**PROBLEM TO WORK ON**
From the line containing "4 + [C.c_int]" down to the line containing "[C.c_void_p, C.c_void_p, C.c_int]" in the records below, reproduce every line exactly, ends included, and omit all others.

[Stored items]
_____
SIGNATURES = {
    'l3_create': (C.c_int, [C.POINTER(L3Config), C.c_uint64, C.POINTER(C.c_void_p)]),
    'l3_destroy': (None, [C.c_void_p]),
    'l3_last_error': (C.c_char_p, [C.c_void_p]),
    'l3_build_experiments': (C.c_int, []),
    'l3_comm_version': (C.c_int, []),
    'l3_bn_stats_pack_dev': (C.c_int, [C.c_void_p, C.POINTER(C.c_void_p), C.POINTER(C.c_int64)]),
    'l3_bn_stats_replicas_dev': (C.c_int, [C.c_void_p, C.c_int, C.POINTER(C.c_void_p)]),
    'l3_model_type_from_name': (C.c_int, [C.c_char_p]),
    'l3_device_count': (C.c_int, []),
    'l3_param_count': (C.c_int, [C.c_void_p]),
    'l3_param_info': (C.c_int, [C.c_void_p, C.c_int, C.c_char_p, C.c_int, C.POINTER(C.c_int32),
                                C.POINTER(C.c_int64), C.POINTER(C.c_int32), C.POINTER(C.c_int64)]),
    'l3_set_param': (C.c_int, [C.c_void_p, C.c_char_p, C.c_void_p, C.c_int64]),
    'l3_get_param': (C.c_int, [C.c_void_p, C.c_char_p, C.c_void_p, C.c_int64]),
    'l3_get_grad': (C.c_int, [C.c_void_p, C.c_char_p, C.c_void_p, C.c_int64]),
    'l3_reset_optimizer': (C.c_int, [C.c_void_p]),
    'l3_copy_state': (C.c_int, [C.c_void_p, C.c_void_p]),
    'l3_optimizer_steps': (C.c_int, [C.c_void_p, C.POINTER(C.c_int64), C.POINTER(C.c_int64)]),
    'l3_forward': (C.c_int, [C.c_void_p, C.c_void_p, C.c_void_p, C.c_int, C.c_void_p, C.c_void_p]),
    'l3_train_step': (C.c_int, [C.c_void_p, C.c_void_p, C.c_void_p, C.c_void_p, C.c_float,
                                C.POINTER(C.c_float), C.POINTER(C.c_float)]),
    'l3_eval_step': (C.c_int, [C.c_void_p, C.c_void_p, C.c_void_p, C.c_void_p,
                               C.POINTER(C.c_float), C.POINTER(C.c_float)]),
    'l3_upload_batch': (C.c_int, [C.c_void_p, C.c_void_p, C.c_void_p, C.c_void_p]),
    'l3_upload_batch_raw': (C.c_int, [C.c_void_p, C.c_void_p, C.c_void_p, C.c_void_p]),
    'l3_tower_step': (C.c_int, [C.c_void_p, C.c_int, C.c_int]),
    'l3_stage_batch_raw': (C.c_int, [C.c_void_p, C.c_void_p, C.c_void_p, C.c_void_p]),
    'l3_upload_batch_raw_aug': (C.c_int, [C.c_void_p, C.c_void_p, C.c_void_p, C.c_void_p, C.c_void_p, C.c_void_p]),
    'l3_stage_batch_raw_aug': (C.c_int, [C.c_void_p, C.c_void_p, C.c_void_p, C.c_void_p, C.c_void_p, C.c_void_p]),
    'l3_batch_gains': (C.c_int, [C.c_void_p, C.c_void_p]),
    'l3_step_forward': (C.c_int, [C.c_void_p, C.c_int]),
    'l3_step_bucket_count': (C.c_int, [C.c_void_p]),
    'l3_step_backward_bucket': (C.c_int, [C.c_void_p, C.c_int]),
    'l3_step_update': (C.c_int, [C.c_void_p, C.c_float, C.c_float]),
    'l3_step_resident': (C.c_int, [C.c_void_p, C.c_float]),
    'l3_step_results': (C.c_int, [C.c_void_p, C.POINTER(C.c_float), C.POINTER(C.c_float), C.c_void_p, C.c_void_p]),
    'l3_step_results_enqueue': (C.c_int, [C.c_void_p, C.c_int, C.c_int]),
    'l3_step_results_wait': (C.c_int, [C.c_void_p, C.c_int, C.POINTER(C.c_float), C.POINTER(C.c_float)]),
    'l3_comm_unique_id': (C.c_int, [C.c_void_p]),
    'l3_comm_init': (C.c_int, [C.c_void_p, C.c_void_p, C.c_int, C.c_int]),
    'l3_comm_destroy': (C.c_int, [C.c_void_p]),
    'l3_comm_info': (C.c_int, [C.c_void_p, C.POINTER(C.c_int), C.POINTER(C.c_int), C.c_char_p, C.c_int]),
    'l3_comm_allreduce_host': (C.c_int, [C.c_void_p, C.POINTER(C.c_double), C.c_int, C.c_int]),
    'l3_step_dp': (C.c_int, [C.c_void_p, C.c_float]),
    'l3_comm_timing': (C.c_int, [C.c_void_p, C.c_int]),
    'l3_comm_timing_read': (C.c_int, [C.c_void_p, C.POINTER(C.c_double), C.POINTER(C.c_double), C.POINTER(C.c_double), C.c_int, C.POINTER(C.c_int)]),
    'l3_grad_arena_dev': (C.c_int, [C.c_void_p, C.POINTER(C.c_void_p), C.POINTER(C.c_int64)]),
    'l3_bucket_range': (C.c_int, [C.c_void_p, C.c_int, C.POINTER(C.c_int64), C.POINTER(C.c_int64)]),
    'l3_embed_audio': (C.c_int, [C.c_void_p, C.c_void_p, C.c_int64, C.c_int, C.c_int, C.c_void_p]),
    'l3_embed_vision': (C.c_int, [C.c_void_p, C.c_void_p, C.c_int64, C.c_int, C.c_int, C.c_void_p]),
    'l3_embed_dim': (C.c_int64, [C.c_void_p, C.c_int, C.c_int, C.c_int]),
    'l3_embed_audio_frames': (C.c_int, [C.c_void_p, C.c_void_p, C.c_int64, C.c_void_p, C.c_int64, C.c_int, C.c_int,
                                        C.c_void_p]),
    'l3_embed_audio_clips_resampled': (C.c_int, [C.c_void_p, C.c_void_p, C.c_int64, C.c_void_p, C.c_int64, C.c_void_p,
                                                 C.c_int64, C.c_int, C.c_int64, C.c_void_p, C.c_int64, C.c_int, C.c_int,
                                                 C.c_void_p]),
    'l3_get_activation': (C.c_int, [C.c_void_p, C.c_char_p, C.c_void_p, C.c_int64]),
    'l3_activation_numel': (C.c_int, [C.c_void_p, C.c_char_p, C.POINTER(C.c_int64)]),
    'l3_sync': (C.c_int, [C.c_void_p]),
    'l3_profile_enable': (C.c_int, [C.c_void_p, C.c_int]),
    'l3_set_tower_overlap': (C.c_int, [C.c_void_p, C.c_int]),
    'l3_profile_read_executed': (C.c_int, [C.c_void_p, C.c_int, C.POINTER(C.c_double)]),
    'l3_profile_read_bytes': (C.c_int, [C.c_void_p, C.c_int, C.POINTER(C.c_double)]),
    'l3_profile_read': (C.c_int, [C.c_void_p, C.c_int, C.POINTER(C.c_double), C.POINTER(C.c_int64),
                                  C.POINTER(C.c_double)]),
    'l3_op_conv2d_fwd': (C.c_int, [C.c_int, C.c_void_p, C.c_void_p, C.c_void_p, C.c_void_p] + [C.c_int] * 8),
    'l3_op_conv2d_fwd_dt': (C.c_int, [C.c_int, C.c_int, C.c_void_p, C.c_void_p, C.c_void_p, C.c_void_p] + [C.c_int] * 8),
    'l3_op_conv2d_bwd_dt': (C.c_int, [C.c_int, C.c_int] + [C.c_void_p] * 6 + [C.c_int] * 8),
    'l3_op_conv2d_bwd': (C.c_int, [C.c_int] + [C.c_void_p] * 6 + [C.c_int] * 8),
    'l3_op_bn_relu_fwd': (C.c_int, [C.c_int] + [C.c_void_p] * 6 + [C.c_int64, C.c_int, C.c_int, C.c_int]),
    'l3_op_bn_relu_bwd': (C.c_int, [C.c_int] + [C.c_void_p] * 10 + [C.c_int64, C.c_int, C.c_int, C.c_int]),
    'l3_op_bn_relu_pool2_fwd': (C.c_int, [C.c_int] + [C.c_void_p] * 6 + [C.c_int] * 7),
    'l3_op_bn_relu_pool2_bwd': (C.c_int, [C.c_int] + [C.c_void_p] * 8 + [C.c_int] * 7),
    'l3_op_maxpool_fwd': (C.c_int, [C.c_int, C.c_void_p, C.c_void_p] + [C.c_int] * 9),
    'l3_op_maxpool_bwd': (C.c_int, [C.c_int, C.c_void_p, C.c_void_p, C.c_void_p] + [C.c_int] * 9),
    'l3_op_frontend': (C.c_int, [C.c_int, C.c_int, C.c_void_p, C.c_int, C.c_int, C.c_void_p]),
    'l3_op_gather_frames': (C.c_int, [C.c_int, C.c_void_p, C.c_int64, C.c_void_p, C.c_int64, C.c_void_p]),
    'l3_op_resample': (C.c_int, [C.c_int, C.c_void_p, C.c_int64, C.c_int64, C.c_int64, C.c_void_p, C.c_int64, C.c_int,
                                 C.c_int64, C.c_int64, C.c_void_p]),
    'l3_op_resample_clips': (C.c_int, [C.c_int, C.c_void_p, C.c_int64, C.c_void_p, C.c_int64, C.c_int64, C.c_void_p, C.c_int64,
                                       C.c_int, C.c_int64, C.c_int, C.c_void_p]),
    'l3_op_bn_stats_from_partials': (C.c_int, [C.c_int, C.c_void_p, C.c_int, C.c_int, C.c_void_p, C.c_int64, C.c_float,
                                               C.c_void_p, C.c_void_p]),
    'l3_op_preprocess': (C.c_int, [C.c_int, C.c_void_p, C.c_int64, C.c_void_p, C.c_void_p, C.c_int64, C.c_void_p]),
    'l3_op_augment_video': (C.c_int, [C.c_int, C.c_void_p, C.c_int, C.c_int, C.c_int, C.c_void_p, C.c_void_p, C.c_void_p]),
    'l3_op_augment_audio': (C.c_int, [C.c_int, C.c_void_p, C.c_int, C.c_int, C.c_void_p, C.c_void_p, C.c_void_p, C.c_void_p]),
    'l3_mlp_create': (C.c_int, [C.c_int, C.c_int, C.c_int, C.c_int, C.c_float, C.c_uint64, C.POINTER(C.c_void_p)]),
    'l3_mlp_destroy': (None, [C.c_void_p]),
    'l3_mlp_param_count': (C.c_int64, [C.c_void_p]),
    'l3_mlp_set_data': (C.c_int, [C.c_void_p, C.c_void_p, C.c_void_p, C.c_int64, C.c_void_p, C.c_void_p, C.c_int64]),
    'l3_mlp_epoch': (C.c_int, [C.c_void_p, C.c_void_p, C.c_float, C.c_int64, C.POINTER(C.c_double)]),
    'l3_mlp_predict': (C.c_int, [C.c_void_p, C.c_void_p, C.c_int64, C.c_void_p]),
    'l3_mlp_get_weights': (C.c_int, [C.c_void_p, C.c_void_p, C.c_int64]),
    'l3_mlp_set_weights': (C.c_int, [C.c_void_p, C.c_void_p, C.c_int64]),
    'l3_op_mlp_dense_fwd': (C.c_int, [C.c_int, C.c_void_p, C.c_int64, C.c_void_p, C.c_int, C.c_int, C.c_int, C.c_void_p,
                                      C.c_void_p, C.c_int, C.c_void_p]),
    'l3_op_mlp_dense_bwd_x': (C.c_int, [C.c_int, C.c_void_p, C.c_void_p, C.c_void_p, C.c_int, C.c_int, C.c_int, C.c_void_p]),
    'l3_op_mlp_wgrad': (C.c_int, [C.c_int, C.c_void_p, C.c_int64, C.c_void_p, C.c_int, C.c_int, C.c_int, C.c_void_p,
                                  C.c_void_p, C.c_void_p]),
    'l3_op_mlp_wgrad_adam': (C.c_int, [C.c_int, C.c_void_p, C.c_int64, C.c_void_p, C.c_int, C.c_int, C.c_int, C.c_void_p]
                             + [C.c_void_p] * 6 + [C.c_float, C.c_float, C.c_void_p]),
    'l3_op_mlp_softmax_ce': (C.c_int, [C.c_int, C.c_void_p, C.c_void_p, C.c_int, C.c_int, C.c_float] + [C.c_void_p] * 4),
    'l3_op_adam': (C.c_int, [C.c_int] + [C.c_void_p] * 4 + [C.c_int64, C.c_int64, C.c_float, C.c_float]),
    'l3_op_adam_scaled': (C.c_int, [C.c_int] + [C.c_void_p] * 4 + [C.c_int64, C.c_int64] + [C.c_float] * 6),
    'l3_op_head_dense_fwd': (C.c_int, [C.c_int] + [C.c_void_p] * 4 + [C.c_int] * 4),
    'l3_op_head_dense_bwd': (C.c_int, [C.c_int] + [C.c_void_p] * 6 + [C.c_int] * 3),
    'l3_op_softmax_ce2': (C.c_int, [C.c_int, C.c_void_p, C.c_void_p, C.c_int, C.c_float] + [C.c_void_p] * 3),
    'l3_op_sumsq': (C.c_int, [C.c_int, C.c_void_p, C.c_int64, C.c_void_p, C.c_void_p, C.c_int, C.c_int, C.c_void_p]),
    'l3_op_bn_moving_update': (C.c_int, [C.c_int, C.c_int, C.c_void_p, C.c_void_p, C.c_int64] + [C.c_void_p] * 4
                               + [C.c_int64, C.c_int, C.c_int64, C.c_float, C.c_int, C.c_int64, C.c_void_p, C.c_int64]),
    'l3_svm_create': (C.c_int, [C.c_int, C.POINTER(C.c_void_p)]),
    'l3_svm_destroy': (None, [C.c_void_p]),
    'l3_svm_set_data': (C.c_int, [C.c_void_p, C.c_void_p, C.c_int64, C.c_int]),
    'l3_svm_fit': (C.c_int, [C.c_void_p, C.c_void_p, C.c_double, C.c_double, C.c_int64, C.c_int] + [C.c_void_p] * 3
                   + [C.c_int] + [C.c_void_p] * 5),
    'l3_svm_fit_costs': (C.c_int, [C.c_void_p, C.c_void_p, C.c_void_p, C.c_double, C.c_int64, C.c_int] + [C.c_void_p] * 3
                         + [C.c_int] + [C.c_void_p] * 5),
    'l3_svm_cv_decision': (C.c_int, [C.c_void_p, C.c_void_p, C.c_int] + [C.c_void_p] * 8),
    'l3_op_svm_sigmoid_train': (C.c_int, [C.c_int, C.c_int] + [C.c_void_p] * 6),
    'l3_svm_decision': (C.c_int, [C.c_void_p, C.c_void_p, C.c_void_p, C.c_void_p, C.c_int64, C.c_int, C.c_void_p, C.c_void_p,
                                  C.c_int64, C.c_int] + [C.c_void_p] * 4),
    'l3_op_svm_kernel_rows': (C.c_int, [C.c_int, C.c_void_p, C.c_void_p, C.c_int64, C.c_int, C.c_void_p, C.c_int, C.c_void_p,
                                        C.c_int, C.c_void_p]),
    'l3_op_svm_smo': (C.c_int, [C.c_int, C.c_void_p, C.c_void_p, C.c_int, C.c_double, C.c_double, C.c_double, C.c_int64,
                                C.c_void_p, C.c_void_p, C.c_void_p]),
    'l3_svm_set_data_dev': (C.c_int, [C.c_void_p, C.c_void_p, C.c_int64, C.c_int64]),
    'l3_svm_get_rows': (C.c_int, [C.c_void_p, C.c_void_p, C.c_int64, C.c_void_p]),
    'l3_svm_set_model': (C.c_int, [C.c_void_p, C.c_void_p, C.c_void_p, C.c_void_p, C.c_int64, C.c_int, C.c_int] + [C.c_void_p] * 5),
    'l3_svm_score': (C.c_int, [C.c_void_p, C.c_void_p, C.c_void_p, C.c_void_p, C.c_int64, C.c_int64, C.c_int64, C.c_int, C.c_void_p,
                               C.c_void_p, C.c_int64] + [C.c_void_p] * 6),
    'l3_op_svm_tail': (C.c_int, [C.c_int, C.c_void_p, C.c_int64, C.c_int, C.c_void_p, C.c_void_p, C.c_void_p, C.c_void_p, C.c_int64]
                       + [C.c_void_p] * 8),
    'l3_vggish_create': (C.c_int, [C.c_int, C.c_int, C.POINTER(C.c_void_p)]),
    'l3_vggish_destroy': (None, [C.c_void_p]),
    'l3_vggish_batch': (C.c_int, [C.c_void_p]),
    'l3_vggish_set_conv': (C.c_int, [C.c_void_p, C.c_int]),
    'l3_vggish_set_weight': (C.c_int, [C.c_void_p, C.c_char_p, C.c_void_p, C.c_int64]),
    'l3_vggish_set_pca': (C.c_int, [C.c_void_p, C.c_void_p, C.c_void_p]),
    'l3_vggish_embed_clips_resampled': (C.c_int, [C.c_void_p, C.c_void_p, C.c_int64, C.c_void_p, C.c_int64, C.c_void_p, C.c_int64,
                                                  C.c_int, C.c_int64, C.c_void_p, C.c_int64, C.c_void_p, C.c_int64, C.c_int,
                                                  C.c_void_p]),
    'l3_op_vggish_logmel': (C.c_int, [C.c_int, C.c_void_p, C.c_int64, C.c_void_p, C.c_int64, C.c_void_p]),
    'l3_op_vggish_conv1': (C.c_int, [C.c_int, C.c_void_p, C.c_int64, C.c_void_p, C.c_int64, C.c_void_p, C.c_void_p, C.c_void_p]),
    'l3_op_vggish_bias_relu': (C.c_int, [C.c_int, C.c_void_p, C.c_void_p, C.c_void_p] + [C.c_int] * 5),
    'l3_op_vggish_postprocess': (C.c_int, [C.c_int, C.c_void_p, C.c_int64, C.c_void_p, C.c_void_p, C.c_int, C.c_void_p]),
    'l3_op_vggish_conv': (C.c_int, [C.c_int, C.c_int, C.c_void_p, C.c_void_p, C.c_void_p, C.c_void_p] + [C.c_int] * 6),
    'l3_feat_create': (C.c_int, [C.c_int, C.c_void_p, C.c_int64, C.c_int64, C.POINTER(C.c_void_p)]),
    'l3_feat_destroy': (None, [C.c_void_p]),
    'l3_feat_shape': (C.c_int, [C.c_void_p, C.POINTER(C.c_int64), C.POINTER(C.c_int64)]),
    'l3_feat_download': (C.c_int, [C.c_void_p, C.c_int64, C.c_int64, C.c_void_p]),
    'l3_feat_assemble': (C.c_int, [C.c_int, C.c_void_p, C.c_int64, C.POINTER(C.c_void_p)]),
    'l3_feat_gather': (C.c_int, [C.c_void_p, C.c_void_p, C.c_int64]),
# ... 352 lines not shown
        x = np.ascontiguousarray(native, dtype=np.float32).reshape(-1)
        c = np.ascontiguousarray(clips, dtype=np.int64).reshape(-1, 6)
        w = np.ascontiguousarray(half_window, dtype=np.float64).reshape(-1)
        t = np.ascontiguousarray(table, dtype=np.int64).reshape(-1, 3)
        d = self.lib.l3_embed_dim(self.h, 0, pool[0], pool[1])
        if out is None:
            out = np.empty((t.shape[0], max(d, 0)), np.float32)
        elif out.dtype != np.float32 or not out.flags['C_CONTIGUOUS'] or out.shape != (t.shape[0], d):
            raise ValueError('out must be a C-contiguous float32 array of shape %s' % ((t.shape[0], d),))
        if x.size == 0:
            x = np.zeros(1, np.float32)[:0]
        check(self.lib.l3_embed_audio_clips_resampled(self.h, _ptr(x), x.size, _ptr(c), c.shape[0], _ptr(w), w.size,
                                                      int(num_table), int(n_samples), _ptr(t), t.shape[0], pool[0], pool[1],
                                                      _ptr(out)), self.h)
        return out

    def embed_vision(self, video, pool=(7, 7)):
        v = _f32(video)
        d = self.lib.l3_embed_dim(self.h, 1, pool[0], pool[1])
        out = np.empty((v.shape[0], d), np.float32)
        check(self.lib.l3_embed_vision(self.h, _ptr(v), v.shape[0], pool[0], pool[1], _ptr(out)), self.h)
        return out

    def activation(self, name):
        n = C.c_int64()
        check(self.lib.l3_activation_numel(self.h, name.encode(), C.byref(n)), self.h)
        out = np.empty((n.value,), np.float32)
        check(self.lib.l3_get_activation(self.h, name.encode(), _ptr(out), n.value), self.h)
        return out

    def sync(self):
        check(self.lib.l3_sync(self.h), self.h)

    def set_tower_overlap(self, on=True):
        check(self.lib.l3_set_tower_overlap(self.h, int(on)), self.h)

    def profile_enable(self, on=True):
        check(self.lib.l3_profile_enable(self.h, int(on)), self.h)

    def profile_read(self):
        out = {}
        for i, fam in enumerate(FAMILIES):
            ms, n, fl = C.c_double(), C.c_int64(), C.c_double()
            check(self.lib.l3_profile_read(self.h, i, C.byref(ms), C.byref(n), C.byref(fl)), self.h)
            ex = C.c_double()
            check(self.lib.l3_profile_read_executed(self.h, i, C.byref(ex)), self.h)
            by = C.c_double()
            check(self.lib.l3_profile_read_bytes(self.h, i, C.byref(by)), self.h)
            out[fam] = dict(ms=ms.value, launches=n.value, flops=fl.value, executed_flops=ex.value, alg_bytes=by.value)
        return out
_____
**RESPONSE FOR THIS EXERCISE**
    'l3_op_head_dense_fwd': (C.c_int, [C.c_int] + [C.c_void_p] * 4 + [C.c_int] * 4),
    'l3_op_head_dense_bwd': (C.c_int, [C.c_int] + [C.c_void_p] * 6 + [C.c_int] * 3),
    'l3_op_softmax_ce2': (C.c_int, [C.c_int, C.c_void_p, C.c_void_p, C.c_int, C.c_float] + [C.c_void_p] * 3),
    'l3_op_sumsq': (C.c_int, [C.c_int, C.c_void_p, C.c_int64, C.c_void_p, C.c_void_p, C.c_int, C.c_int, C.c_void_p]),
    'l3_op_bn_moving_update': (C.c_int, [C.c_int, C.c_int, C.c_void_p, C.c_void_p, C.c_int64] + [C.c_void_p] * 4
                               + [C.c_int64, C.c_int, C.c_int64, C.c_float, C.c_int, C.c_int64, C.c_void_p, C.c_int64]),
    'l3_svm_create': (C.c_int, [C.c_int, C.POINTER(C.c_void_p)]),
    'l3_svm_destroy': (None, [C.c_void_p]),
    'l3_svm_set_data': (C.c_int, [C.c_void_p, C.c_void_p, C.c_int64, C.c_int]),
    'l3_svm_fit': (C.c_int, [C.c_void_p, C.c_void_p, C.c_double, C.c_double, C.c_int64, C.c_int] + [C.c_void_p] * 3
                   + [C.c_int] + [C.c_void_p] * 5),
    'l3_svm_fit_costs': (C.c_int, [C.c_void_p, C.c_void_p, C.c_void_p, C.c_double, C.c_int64, C.c_int] + [C.c_void_p] * 3
                         + [C.c_int] + [C.c_void_p] * 5),
    'l3_svm_cv_decision': (C.c_int, [C.c_void_p, C.c_void_p, C.c_int] + [C.c_void_p] * 8),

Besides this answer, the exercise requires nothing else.